HR tech companies laying people off: was it overdue? - Farbodkhz
https://joshbersin.com/2020/04/hr-tech-companies-laying-people-off-was-it-overdue/
======
raghava
HR Tech is where many VCs have invested in, with the hopes of selling big
riding on the AI wave.

However, many HR Tech solutions (which claim to use AI/ML/DL under the hood)
are now being forced to answer how they counter hard-coded biases in the AI
models, how is explainability implemented, how they adhere to norms set for
algorithmic accountability (ex. Ethica etc)

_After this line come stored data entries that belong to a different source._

static int eng_store_v(tb_gp* gp, Engine e, int tiles, int64_t McPad) {
  const int64_t ldv = (int64_t)gp->NB * BM;
  double* V = gp->sV.as<double>();
  if (e == Engine::OZ21) {
    const int G = std::max(1, std::min(gp->NB, std::max((gp->NB + 7) / 8, (2 * NUM_SMS + tiles - 1) / tiles)));
    return int8_store(gp, false, true, gp->sKs.as<int8_t>(), tiles, G, McPad, V, ldv);
  }
  const int G = eng_groups(gp, e, tiles);
  if (e == Engine::OZ15) return int8_store(gp, true, true, gp->sKs.as<int8_t>(), tiles, G, McPad, V, ldv);
  trigemm_kernel<true, EPI_PLAIN><<<dim3(tiles, G), TG_THREADS, TG_SMEM, gp->stream>>>(gp->dLinvTP.as<double>(), gp->sA.as<double>(), gp->NB,
                                                                                       gp->NB * (BM / BK), G, McPad, nullptr, nullptr, V, ldv);
  TB_LAUNCHED();
  TB_CUDA(cudaGetLastError());
  return 0;
}


static int argmax_reset(tb_gp* gp) {
  const double init_v = -INFINITY;
  const int64_t init_i = INT64_MAX;
  TB_CUDA(cudaMemcpyAsync(gp->sRun.p, &init_v, 8, cudaMemcpyHostToDevice, gp->stream));
  TB_CUDA(cudaMemcpyAsync((char*)gp->sRun.p + 8, &init_i, 8, cudaMemcpyHostToDevice, gp->stream));
  return 0;
}
static int argmax_begin(tb_gp* gp, int64_t chunk_cap) {
  const int tail_blocks_cap = (int)((chunk_cap + 255) / 256);
  TB_TRY(gp->sRun.reserve(16));
  TB_TRY(gp->sBlkBest.reserve(sizeof(double) * tail_blocks_cap));
  TB_TRY(gp->sBlkIdx.reserve(sizeof(int64_t) * tail_blocks_cap));
  return argmax_reset(gp);
}
static int argmax_fold(tb_gp* gp, int64_t n) {
  argmax_fold_kernel<<<1, 256, 0, gp->stream>>>(gp->sBlkBest.as<double>(), gp->sBlkIdx.as<int64_t>(), (int)((n + 255) / 256),
                                                gp->sRun.as<double>(), reinterpret_cast<int64_t*>((char*)gp->sRun.p + 8));
  TB_LAUNCHED();
  return 0;
}
static int argmax_end(tb_gp* gp, EvalRequest& rq) {
  TB_CUDA(cudaMemcpyAsync(&rq.best_value, gp->sRun.p, 8, cudaMemcpyDeviceToHost, gp->stream));
  TB_CUDA(cudaMemcpyAsync(&rq.best_index, (char*)gp->sRun.p + 8, 8, cudaMemcpyDeviceToHost, gp->stream));
  return 0;
}

template <class F>
static int profiled_gemm(tb_gp* gp, double flops, F&& launch) {
  if (!gp->profile) return launch();
  cudaEvent_t e0 = nullptr, e1 = nullptr;
  TB_CUDA(cudaEventCreate(&e0));
  TB_CUDA(cudaEventCreate(&e1));
  TB_CUDA(cudaEventRecord(e0, gp->stream));
  TB_TRY(launch());
  TB_CUDA(cudaEventRecord(e1, gp->stream));
  gp->prof_events.emplace_back(e0, e1);
  gp->prof_event_flops.push_back(flops);
  return 0;
}
static int profile_fold(tb_gp* gp) {
  for (size_t i = 0; i < gp->prof_events.size(); ++i) {
    float ms = 0.f;
    TB_CUDA(cudaEventElapsedTime(&ms, gp->prof_events[i].first, gp->prof_events[i].second));
    gp->prof_ms += ms;
    gp->prof_flops += gp->prof_event_flops[i];
    gp->prof_launches += 1;
    cudaEventDestroy(gp->prof_events[i].first);
    cudaEventDestroy(gp->prof_events[i].second);
  }
  gp->prof_events.clear();
  gp->prof_event_flops.clear();
  return 0;
}

struct EvalOut {
  double *vals = nullptr, *mean = nullptr, *var = nullptr, *grad = nullptr;
};

static int member_step(tb_gp* gp, Engine e, const double* xc, int64_t n, int Gfix, bool grad, int* G, int64_t* McPad,
                       const KSplit* split = nullptr, bool spread = false) {
  const int nt = eng_tile_width(gp, e);
  const int tiles = (int)((n + nt - 1) / nt);
  *G = Gfix ? Gfix : eng_groups(gp, e, tiles);
  *McPad = (int64_t)tiles * nt;
  const int kper = spread && e != Engine::F64 ? int8_split_kper(gp, e == Engine::OZ15, tiles, *G) : 0;
  TB_TRY(eng_kstar(gp, e, xc, n, tiles, split, kper > 0));
  TB_TRY(profiled_gemm(gp, (double)*McPad * (double)gp->N * (double)gp->N,
                       [&] { return eng_variance(gp, e, tiles, *G, *McPad, grad, kper); }));
  return grad ? eng_store_v(gp, e, tiles, *McPad) : 0;
}

static int eval_chunk(tb_gp* gp, const EvalRequest& rq, Engine e, const double* xc, int64_t n, int64_t c0, int Gfix, const EvalOut& o,
                      const int64_t* idx_map = nullptr, const KSplit* split = nullptr) {
  cudaStream_t st = gp->stream;
  const double* partial = gp->sPartial.as<double>();
  const double* mean = gp->sMean.as<double>();
  int G;
  int64_t McPad;
  TB_TRY(member_step(gp, e, xc, n, Gfix, o.grad != nullptr, &G, &McPad, split, idx_map != nullptr));
  if (o.grad) {
    TB_TRY(launch_partials(gp, st, rq.acq, rq.param, partial, G, McPad, mean, xc, n));
    TB_TRY(launch_grad(gp, xc, n, o.grad));
  }
  TB_TRY(launch_tail(gp, st, rq, partial, G, McPad, mean, n, c0, o.vals, o.mean, o.var, xc, o.grad, idx_map));
  return rq.want_argmax ? argmax_fold(gp, n) : 0;
}

static int argmax_screened(tb_gp* gp, const EvalRequest& rq, Engine e, int64_t chunk_cap, int G, bool* done) {
  *done = false;
  cudaStream_t st = gp->stream;
  const int D = gp->D, nt = eng_tile_width(gp, e);
  const int64_t M = rq.M;
  const int64_t cap = std::max<int64_t>(1, M / 4);
  TB_TRY(prescreen_ensure(gp));
  const int sblocks = (int)((M + 255) / 256), bblocks = prescreen_blocks(gp, M);
  TB_TRY(gp->sScrUb.reserve(sizeof(double) * (size_t)M));
  TB_TRY(gp->sScrX.reserve(sizeof(double) * (size_t)cap * D));
  TB_TRY(gp->sScrIdx.reserve(sizeof(int64_t) * (size_t)cap));
  TB_TRY(gp->sScrBlk.reserve(16 * (size_t)bblocks + 32));
  double* ub = gp->sScrUb.as<double>();
  double* xsel = gp->sScrX.as<double>();
  int64_t* isel = gp->sScrIdx.as<int64_t>();
  double* bb = gp->sScrBlk.as<double>();
  int64_t* bi = reinterpret_cast<int64_t*>(bb + bblocks);
  double* probe_v = reinterpret_cast<double*>(bi + bblocks);
  int64_t* probe_i = reinterpret_cast<int64_t*>(probe_v + 1);
  unsigned long long* count = reinterpret_cast<unsigned long long*>(probe_v + 2);
  const int64_t split = ((M - 1) / chunk_cap) * chunk_cap;
  const KSplit ks_full = int8_kstar_split(gp, e == Engine::OZ15, (int)(chunk_cap / nt)),
               ks_last = int8_kstar_split(gp, e == Engine::OZ15, (int)((M - split + nt - 1) / nt));
  const bool same_split = ks_full.ksplit == ks_last.ksplit && ks_full.kc_per == ks_last.kc_per;
  const double var_ub = std::fmax(gp->variance, 1e-12);
  const double init_v = -INFINITY;
  const int64_t init_i = INT64_MAX;
  TB_CUDA(cudaMemcpyAsync(probe_v, &init_v, 8, cudaMemcpyHostToDevice, st));
  TB_CUDA(cudaMemcpyAsync(probe_i, &init_i, 8, cudaMemcpyHostToDevice, st));
  TB_TRY(launch_mean_bounds(gp, st, rq.Xc, M, rq.acq, rq.param, var_ub, ub, nullptr, bb, bi));
  argmax_fold_kernel<<<1, 256, 0, st>>>(bb, bi, bblocks, probe_v, probe_i);
  TB_LAUNCHED();
  pre::probe_kernel<<<1, 32, 0, st>>>(rq.Xc, D, probe_i, xsel, isel);
  TB_LAUNCHED();
  bool probe_last = true;
  if (!same_split) {
    int64_t p = 0;
    TB_CUDA(cudaMemcpyAsync(&p, probe_i, 8, cudaMemcpyDeviceToHost, st));
    TB_CUDA(cudaStreamSynchronize(st));
    probe_last = (p == INT64_MAX ? 0 : p) >= split;
  }
  const EvalOut none;
  TB_TRY(eval_chunk(gp, rq, e, xsel, 1, 0, G, none, isel, probe_last ? &ks_last : &ks_full));
  TB_CUDA(cudaMemsetAsync(count, 0, 16, st));
  pre::compact_kernel<<<sblocks, 256, 0, st>>>(rq.Xc, ub, M, split, D, var_ub, rq.acq, gp->sRun.as<double>(), cap, count, xsel, isel);
  TB_LAUNCHED();
  unsigned long long n[2] = {0, 0};
  TB_CUDA(cudaMemcpyAsync(n, count, 16, cudaMemcpyDeviceToHost, st));
  TB_CUDA(cudaStreamSynchronize(st));
  TB_CUDA(cudaGetLastError());
  if (n[0] + n[1] > (unsigned long long)cap) return argmax_reset(gp);
  const int64_t nf = (int64_t)n[0], nb = (int64_t)n[1];
  for (int64_t s0 = 0; s0 < nf; s0 += chunk_cap)
    TB_TRY(eval_chunk(gp, rq, e, xsel + s0 * D, std::min<int64_t>(chunk_cap, nf - s0), 0, G, none, isel + s0, &ks_full));
  for (int64_t s0 = cap - nb; s0 < cap; s0 += chunk_cap)
    TB_TRY(eval_chunk(gp, rq, e, xsel + s0 * D, std::min<int64_t>(chunk_cap, cap - s0), 0, G, none, isel + s0, &ks_last));
  *done = true;
  return 0;
}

Most of them neither have answers nor the mindset to even bother about these.

------
neonate
[https://web.archive.org/web/20200419230250/https://joshbersi...](https://web.archive.org/web/20200419230250/https://joshbersin.com/2020/04/hr-
tech-companies-laying-people-off-was-it-overdue/)

------
kowsheek
I thought fintech companies had fluff until I worked at a HR tech company -
boy it was overdue.

------
jw1224
Is HR Tech a big industry in the US? Over here in the UK, it feels very much
like it’s still emerging. There’s a few key players but no household names.

The companies I know who use some kind of HR software are typically paying
££££+ in expensive enterprise contracts for poor quality, old-fashioned
software.

I guess I was just a little surprised at the tone of this article, which
seemed to assume the market was totally saturated.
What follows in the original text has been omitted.